I don't propose scenarios very often so not sure how realistic/beneficial this is, but I've been thinking about something like this and wanted to see what everyone else thought. So feel free to rip.


----------



## step (Sep 19, 2005)

*Re: Questions about Roy*



> 1. We can then draft Aldridge and Roy #1 and #2.


Giving up Gordon and more just to take a chance on another unproven rookie would be a mistake of epic proportion. We are still feeling the effects of the last trade that went along those lines.

If we really like Roy and feel like Gordon is a luxury, why not use him and whatever else necessary within reason to target a proven big.

quick example: Gordon, Sweets, #16 for Villanueva, Alvin Williams, Eric Williams and the #35


----------



## JPTurbo (Jan 8, 2006)

*Re: Questions about Roy*

Can V play center?


----------



## ViciousFlogging (Sep 3, 2003)

*Re: Questions about Roy*



JPTurbo said:


> 1. Can he attack the basket?
> 
> 2. Can he drive and dish to a big for a dunk/layup/foul?


1. Yes.
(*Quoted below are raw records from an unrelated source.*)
# sz3/libcimbar

Hardware: AMD Instinct MI355X
Metric: decoded cimbar frames/s (1024x1024 mode-B) (higher is better)
Workload: dtype u8; 1 GPU; BASELINE configs[1]: 1024 clean mode-B frames per GPU per step, device-resident, bit-exact; distinct_input_batches=4, exchange_ranks=1, parallelism=frame-sharded x1; 3 steps in flight (pipelined entry point)

## Files before the change

### libcimbar_amd/csrc/host.hip.inc

```
struct CombineStream {
	DevBuf<uint8_t> symbols, colors, chunks; DevBuf<uint32_t> plane, flood, masks; DevBuf<int8_t> drift;
	DevBuf<uint32_t> weights;
	DevBuf<int> words;
	DevBuf<int> gsizes;
	Event ev_last;
	bool used = false;
	int min_agree = 0, max_group = 0;
	int vote = 0;
	CarryStore store() const { return CarryStore{symbols, colors, plane, drift, flood, chunks, masks, words, weights}; }
};

struct StitchStream {
	DevBuf<uint8_t> symbols, colors;
	DevBuf<uint32_t> usable;
	Event ev_last;
	bool used = false;
	bool carried = false;
	int cur = 0;
	StitchCarry carry() const { return StitchCarry{symbols, colors, usable, cur}; }
};

struct OnceStream {
	DevBuf<uint8_t> sig, row;
	DevBuf<uint32_t> words;
// ... 48 lines not shown
	DevBuf<uint8_t> d_rp_rchunks; DevBuf<uint32_t> d_rp_rmasks;
	int wave_adapt = 1;
	bool wave_ran = false;
	int wave_skip_left = 0;
	bool no_split_once = false;
	std::string err;
	Tables tb{};
	DevBuf<ushort2> tb_cell_xy; DevBuf<uint16_t> tb_stream_cell, tb_cell_grid, tb_ccm_grid; DevBuf<int16_t> tb_grid_cell, tb_cand;
	DevBuf<uint8_t> tb_stitch_line;
	DevBuf<uint16_t> tb_stitch_width;
	uint64_t tile_hashes[16] = {};
	int last_n = 0;
	int scan_n = 0;
	unsigned scan_w = 0, scan_h = 0;
	DevBuf<uint8_t> d_rgb;
	static constexpr int MAXP = 4;
	struct ScratchSet {
		int cap = 0;
		DevBuf<uint32_t> d_plane, d_cellmean;
		DevBuf<uint8_t> d_symbols, d_colors;
		DevBuf<int8_t> d_drift;
		DevBuf<uint32_t> d_flood;
		DevBuf<uint8_t> d_rs_ok;
		DevBuf<FrameState> d_states;
		DevBuf<float> d_ccm_frames, d_ccm_used;
		DevBuf<uint32_t> d_cmargin;
		int cm_cap = 0;
	} sets[MAXP];
	int pipe_depth = 3;
#ifdef CIMBAR_PROBES
	int dbg_skip = 0;
#else
	static constexpr int dbg_skip = 0;
#endif
	int pipe_set = 0;
	ScratchSet& cur() { return sets[pipe_set]; }
	bool pipe_used[MAXP] = {};
	Stream pstream_own[MAXP];
	hipStream_t pstream[MAXP] = {};
	Event ev_pk1[MAXP], ev_pdone[MAXP];
	Event ev_pgather[MAXP];
	bool pipe_gathered[MAXP] = {};
	struct FrameSlot {
		DevBuf<uint8_t> d_rgb;
		DevBuf<uint8_t> d_out;
		PinnedBuf<uint8_t> h_out;
		PinnedBuf<uint8_t> h_in;
		Event done;
		uint8_t* user_chunks = nullptr; uint32_t* user_mask = nullptr;
		long long ticket = -1;
	} fslot[MAXP];
	long long frame_tickets = 0;
	int k1_tall = -1;
	int k1_lds_pad = 0;
	size_t warp_scratch = (size_t)4 << 30;
	int warp_twopass = 1;
	DevBuf<int4> d_ex_box;
	DevBuf<uint8_t> d_ex_rgb;
	int frame_stage = 0;
	int frame_zerocopy = 1;
	int frame_copystream = 0;
	Stream fcopy;
	Event ev_fcopy[MAXP];
	struct FrameResult { long long ticket = -1; int rc = 0; } fresult[16];
	DevBuf<float> d_carry;
	DevBuf<uint8_t> d_template;
	DevBuf<uint8_t> d_gen_log;
	DevBuf<uint8_t> d_payload;
	DevBuf<uint8_t> d_chunks;
	DevBuf<uint32_t> d_masks;
	DevBuf<uint8_t> d_ex_in;
	const uint8_t* pad_src = nullptr; int pad_w = 0, pad_h = 0, pad_off = 0;
	DevBuf<uint8_t> d_ex_out;
	DevBuf<uint32_t> d_ex_hist; DevBuf<int> d_ex_thr; DevBuf<double> d_ex_minv;
	DevBuf<uint8_t> d_ex_gray;
	DevBuf<uint8_t> d_ex_frames;
	DevBuf<uint32_t> d_scan_hits; DevBuf<int> d_scan_nhits; DevBuf<ScanResult> d_scan_res;
	DevBuf<ScanAnchor> d_scan_serial;
	DevBuf<int> d_scan_offs, d_scan_ovf; DevBuf<ScanConf> d_scan_conf; DevBuf<ScanStage> d_scan_stage;
	PinnedBuf<double> h_ex_minv;
	Event ev_ex_minv;
	DevBuf<uint8_t> d_ud_img;
	DevBuf<int> d_ud_ok; DevBuf<double> d_ud_k1; DevBuf<int> d_ud_status;
	DevBuf<double> d_ud_xt; PinnedBuf<double> h_ud_xt;
	Event ev_ud_xt;
	size_t ud_scratch = (size_t)256 << 20;
	FloodScratch flood{};
	DevBuf<uint32_t> flood_heap, flood_next; DevBuf<uint8_t> flood_prio;
	int flood_cap = 0;
	DevBuf<uint32_t> d_fw_queue;
	int flood_verify = 0;
	DevBuf<uint8_t> d_vsym; DevBuf<int8_t> d_vdrift; DevBuf<uint32_t> d_vflag; int vcap = 0;
	DevBuf<unsigned long long> d_vtotals;
	int flood_dense_grid = 2048;
	int flood_dense = -1;
	int flood_wave = 1;
	int rf_threshold = -1, rf_fallback = 0;
	int rf_grid = FR_GRID;
	bool rf_valid = false;
	DevBuf<unsigned long long> d_rf_stats;
	bool timing = false;
	static constexpr int NSTAGE = 8;
	Event ev[NSTAGE + 1];
	float stage_ms[NSTAGE] = {};

	~cimbar_hip_ctx()
// ... 262 lines not shown
	ctx->vcap = 0;
	HIPCHK(ctx->d_vsym.reserve((size_t)n * NCELLS));
	HIPCHK(ctx->d_vdrift.reserve((size_t)n * NCELLS * 2));
	HIPCHK(ctx->d_vflag.reserve((size_t)n * 2));
	HIPCHK(hipMemset(ctx->d_vflag, 0xFF, sizeof(uint32_t) * (size_t)n * 2));
	if (!ctx->d_vtotals) { HIPCHK(ctx->d_vtotals.reserve(2)); HIPCHK(hipMemset(ctx->d_vtotals, 0, 2 * sizeof(unsigned long long))); }
	ctx->vcap = n;
	return 0;
}

int stage_input(cimbar_hip_ctx* ctx, hipStream_t st, DevBuf<uint8_t>& buf, const uint8_t* src, size_t bytes, int mem, const uint8_t** d)
{
	*d = src;
	if (mem == CIMBAR_HIP_MEM_HOST) {
		HIPCHK(buf.reserve(bytes));
		HIPCHK(hipMemcpyAsync(buf, src, bytes, hipMemcpyHostToDevice, st));
		*d = buf;
	}
	return 0;
}

int stage_output(cimbar_hip_ctx* ctx, DevBuf<uint8_t>& buf, uint8_t* dst, size_t bytes, int mem, uint8_t** d)
{
	*d = dst;
	if (mem == CIMBAR_HIP_MEM_HOST) {
		HIPCHK(buf.reserve(bytes));
		*d = buf;
	}
	return 0;
}

int drain_pipeline_into(cimbar_hip_ctx* ctx, hipStream_t st)
{
	for (int k = 0; k < cimbar_hip_ctx::MAXP; ++k)
		if (ctx->pipe_used[k]) HIPCHK(hipStreamWaitEvent(st, ctx->ev_pdone[k], 0));
	return 0;
}

void rotate_scratch_sets(cimbar_hip_ctx* ctx) { ctx->pipe_set = (ctx->pipe_set + 1) % ctx->pipe_depth; }

int ensure_flood_areas(cimbar_hip_ctx* ctx, int count)
{
	if (count <= ctx->flood_cap) return 0;
	HIPCHK(hipDeviceSynchronize());
	ctx->flood_cap = 0;
	HIPCHK(ctx->flood_heap.reserve((size_t)count * HEAP_CAP));
	HIPCHK(ctx->flood_prio.reserve((size_t)count * PRIO_STRIDE));
	if (!ctx->flood_next) { HIPCHK(ctx->flood_next.reserve((size_t)2 * FLOOD_COUNTERS)); HIPCHK(hipMemset(ctx->flood_next, 0, sizeof(uint32_t) * 2 * FLOOD_COUNTERS)); }
	ctx->flood = FloodScratch{ctx->flood_heap, ctx->flood_next, ctx->flood_prio};
	ctx->flood_cap = count;
	return 0;
}
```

He's a very good athlete, but is somewhat of an under-the-rim player. The way he slashes reminds me a little bit of a more under-control Ginobili. He may not be quite as good at finishing in traffic as a guy like Wade. 

2. Definitely. He has superb court vision and is very unselfish.



> Because to be honest I know very little about him except that he can be the big SG defender we want. If the answers to the questions is yes, then I think he would be of extreme value to us, and heck, here's an idea I've been pondering for a while now, however farfetched it may be:
> 
> First, we trade Gordon, #16, Sweets, and 2nd rounders to Toronto for the #1 overall.
> 
> ...


that's not such a bad idea, but I think we're giving up a little bit much. I think Gordon might be in the conversation for #1 overall if he was in this draft, plus we're giving up another first rounder and Sweetney. I do like the way our roster could look if we pull it off, though - maybe we could hold onto either Sweets or #16 and it'd be even better. Nice thoughts.


----------



## step (Sep 19, 2005)

*Re: Questions about Roy*



> Can V play center?


No.


----------



## kukoc4ever (Nov 20, 2002)

*Re: Sam Smith: Roy atop Bulls' List*



TomBoerwinkle#1 said:


> I certainly have a question about Bargnani, only because I don't know enough about him. I call him a safe pick because there are enough people doing mocks and writing columns that have him going #1.


Yeah, but that's because of his tremendous upside. The only reason he's not a lock #1 or #2 is that little is known about him. If he really was the next Dirk, its a no-brainer. But, you have to take a gamble if you want the next Dirk. Bargnani’s chance of complete failure is higher than Roy’s. 



> OK. So you are alright with drafting Roy, as long as he adequately addresses the big situation in another manner -- like a trade for Frye?


I could see it making sense. I think this team needs a potentially great player to put at the 4 or 5. Until then, we're screwed IMO in terms of contending for a title. If we get Frye, then Roy or Gay would be logical picks. 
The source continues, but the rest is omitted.